We can then disable the default Not understood reply in our flow. This will make that conditional step show up in our flow. In that conditional step we can add a second uGPT block that does look at all content. Here too, if it does finds an answer it'll share it with the customer, and if not, we'll point the customer to the Not understood flow. The customer might get an answer, but we can sure that if a better answer was available in the primary sources they'd gotten that one, and now they only get a reply from a lesser quality source. They might for example get a more commercial reply to their inquiry than an actual troubleshooting step. Or they might get a response from articles that still reference older software versions but do contain good edge cases,...

This additional step does introduce a small delay in the flow since we need to run uGPT twice, but it's barely noticeable.

Creating a search filter

You can create a search filter via Settings > ultimateGPT > Search rules.

In this scenario I created a Primary ruleset that only indexes my website (blog) and help center.

Building the flow

You can easily build this tiered uGPT flow by modifying your existing uGPT flow.

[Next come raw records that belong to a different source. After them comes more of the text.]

__global__ void k_upsample(const float *in, float *out, long planes, int w, int h, int stride)
{
    const int ow = w * stride, oh = h * stride;
    const long total = planes * oh * ow;
    for (long idx = (long)blockIdx.x * blockDim.x + threadIdx.x; idx < total; idx += (long)gridDim.x * blockDim.x) {
        const int x = (int)(idx % ow);
        const long t = idx / ow;
        const int y = (int)(t % oh);
        out[idx] = in[((t / oh) * h + y / stride) * w + x / stride];
    }
}

__global__ void __launch_bounds__(256) k_upsample32(const float *in, float *out, unsigned n_in, int w, int h, int stride, unsigned m_w, unsigned m_h)
{
    const int ow = w * stride;
    for (unsigned idx = blockIdx.x * blockDim.x + threadIdx.x; idx < n_in; idx += gridDim.x * blockDim.x) {
        const unsigned t = m_w ? __umulhi(idx, m_w) : idx;
        const unsigned x = idx - t * w;
        const unsigned pl = m_h ? __umulhi(t, m_h) : t;
        const unsigned y = t - pl * h;
        const float v = in[idx];
        float *o = out + ((size_t)pl * h * stride + y * stride) * ow + x * stride;
        for (int dy = 0; dy < stride; dy++)
            for (int dx = 0; dx < stride; dx++) o[dy * ow + dx] = v;
    }
}

__global__ void k_add_act(const float *a, const float *b, float *out, long n, int act)
{
    const long n4 = n >> 2;
    const long gid = (long)blockIdx.x * blockDim.x + threadIdx.x, gsz = (long)gridDim.x * blockDim.x;
    for (long i = gid; i < n4; i += gsz) {
        const float4 u = reinterpret_cast<const float4 *>(a)[i], v = reinterpret_cast<const float4 *>(b)[i];
        float4 r;
        r.x = act_apply(u.x + v.x, act); r.y = act_apply(u.y + v.y, act);
        r.z = act_apply(u.z + v.z, act); r.w = act_apply(u.w + v.w, act);
        reinterpret_cast<float4 *>(out)[i] = r;
    }
    for (long i = (n4 << 2) + gid; i < n; i += gsz) out[i] = act_apply(a[i] + b[i], act);
}

__global__ void k_copy(const float *src, float *dst, long n)
{
    const long n4 = n >> 2;
    const long gid = (long)blockIdx.x * blockDim.x + threadIdx.x, gsz = (long)gridDim.x * blockDim.x;
    for (long i = gid; i < n4; i += gsz) reinterpret_cast<float4 *>(dst)[i] = reinterpret_cast<const float4 *>(src)[i];
    for (long i = (n4 << 2) + gid; i < n; i += gsz) dst[i] = src[i];
}

#include "ffgpu_block.inc"

__global__ void k_yolo(YoloHead hd, int N, int netw, int neth, BBOX *cand, int *cand_key, int *ncand, int cap, int *ring_ctr)
{
#pragma clang fp contract(off)
    if (ring_ctr && blockIdx.x == 0 && threadIdx.x == 0) *ring_ctr += 1;
    const int cells = hd.w * hd.h;
    const long total = (long)N * 3 * cells;
    const long gid = (long)blockIdx.x * blockDim.x + threadIdx.x;
    const int lane = threadIdx.x & 63;
    const long gidc = min(gid, total - 1);
    const int cell = (int)(gidc % cells);
    const int k = (int)((gidc / cells) % 3);
    const int n = (int)(gidc / (3L * cells));
    const int j = cell % hd.w, i = cell / hd.w;
    const long cs = (long)N * cells;
    const float *p = hd.in + (long)k * (5 + hd.classes) * cs + (long)n * cells + cell;
    const float bs = p[4 * cs];
    const bool pass = gid < total && !(1.0f / (1.0f + __expf(-bs)) < hd.thresh * 0.999f);
    float cs_best = 0.f;
    int best = 0;
    for (unsigned long long todo = __ballot(pass); todo; todo &= todo - 1) {
        const int src = __ffsll((long long)todo) - 1;
        const long g = gid - lane + src;
        const int c2 = (int)(g % cells), k2 = (int)((g / cells) % 3), n2 = (int)(g / (3L * cells));
        const float *q = hd.in + (long)k2 * (5 + hd.classes) * cs + (long)n2 * cells + c2;
        float v = -INFINITY;
        int vi = 1 << 30;
        for (int l = lane ? lane : 64; l < hd.classes; l += 64) {
            const float t = q[(5 + l) * cs];
            if (v < t) { v = t; vi = l; }
        }
#pragma unroll
        for (int off = 32; off > 0; off >>= 1) {
            const float ov = __shfl_xor(v, off);
            const int oi = __shfl_xor(vi, off);
            if (v < ov || (v == ov && oi < vi)) { v = ov; vi = oi; }
        }
        const float c0 = q[5 * cs];
        if (lane == src) { const bool up = c0 < v; cs_best = up ? v : c0; best = up ? vi : 0; }
    }
    if (!pass) return;
    const float conf = 1.0f / ((1.0f + (float)exp((double)-bs) * (1.0f + (float)exp((double)-cs_best))));
    if (!(conf >= hd.thresh)) return;
    const float tx = p[0], ty = p[cs], tw = p[2 * cs], th = p[3 * cs];
    const float sx = 1.0f / (1.0f + (float)exp((double)-tx));
    const float sy = 1.0f / (1.0f + (float)exp((double)-ty));
    const float cx = (j + sx) * netw / hd.w;
    const float cy = (i + sy) * neth / hd.h;
    const float bw = (float)exp((double)tw) * hd.anchors[k][0] * hd.scale_xy;
    const float bh = (float)exp((double)th) * hd.anchors[k][1] * hd.scale_xy;
    const int slot = atomicAdd(&ncand[n], 1);
    if (slot >= cap) return;
    BBOX b;
    b.type = best; b.score = conf;
    b.x1 = cx - bw * 0.5f; b.y1 = cy - bh * 0.5f;
    b.x2 = cx + bw * 0.5f; b.y2 = cy + bh * 0.5f;
    cand[(long)n * cap + slot] = b;
    cand_key[(long)n * cap + slot] = hd.key_base + cell * 3 + k;
}

template <bool GLB>
__global__ void __launch_bounds__(256) k_nms(const BBOX *cand, const int *cand_key, int *ncand, int cap, int cap_p2,
                                             BBOX *full, unsigned char *scratch,
                                             ffgpu_frame_dets *dets, ffgpu_frame_dets *dets_host,
                                             const int *ring_ctr, float thresh, int use_min, const ExecParams *prm)
{
#pragma clang fp contract(off)
    extern __shared__ __attribute__((aligned(16))) unsigned char nms_lds[];
    unsigned char *wb = GLB ? scratch + (size_t)blockIdx.x * cap_p2 * 13 : nms_lds;
    float *s_score = reinterpret_cast<float *>(wb);
    int   *s_key = reinterpret_cast<int *>(wb + (size_t)4 * cap_p2);
// ... 151 lines not shown
    const size_t lds = (size_t)4 * w * h * sizeof(float);
    if (lds_allow((const void *)k_spp, lds, "spp")) return -1;
    hipLaunchKernelGGL(k_spp, dim3((unsigned)std::min((planes + 1) / 2, 4096L)), dim3(256), lds, s, p);
    LAUNCH_OK("spp");
    return 0;
}

int ffgpu_launch_upsample(const float *in, float *out, long planes, int w, int h, int stride, hipStream_t s)
{
    const long total = planes * h * stride * w * stride, n_in = planes * h * w;
    if (n_in * std::max(w, h) < (1L << 32) && total < (1L << 32)) {
        auto magic = [](long dv) { return dv == 1 ? 0u : (unsigned)(((1ULL << 32) + (unsigned long long)dv - 1) / (unsigned long long)dv); };
        hipLaunchKernelGGL(k_upsample32, dim3(grid_for(n_in, 256)), dim3(256), 0, s, in, out, (unsigned)n_in, w, h, stride, magic(w), magic(h));
        LAUNCH_OK("upsample");
        return 0;
    }
    hipLaunchKernelGGL(k_upsample, dim3(grid_for(total, 256)), dim3(256), 0, s, in, out, planes, w, h, stride);
    LAUNCH_OK("upsample");
    return 0;
}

You need to make two modifications to the first uGPT block:

  • Disable the Response fallback behavior for Not Understood
  • Disable the default rule in Knowledge source and select our custom Search Rule in the dropdown

You need to add a new uGPT block in the Not understood branch. This block can keep its default settings.

Conclusion

It's a bit of a hack, and I wouldn't advise anyone to use this unless you run into the issues mentioned above of having clearly subpar content that is the sole source of that data. But in those cases, introducing a tiered uGPT approach is gold. It improves the quality of your primary sourced replies, while still offering a wider range of answers to conversations that would otherwise all go to your agents via escalation.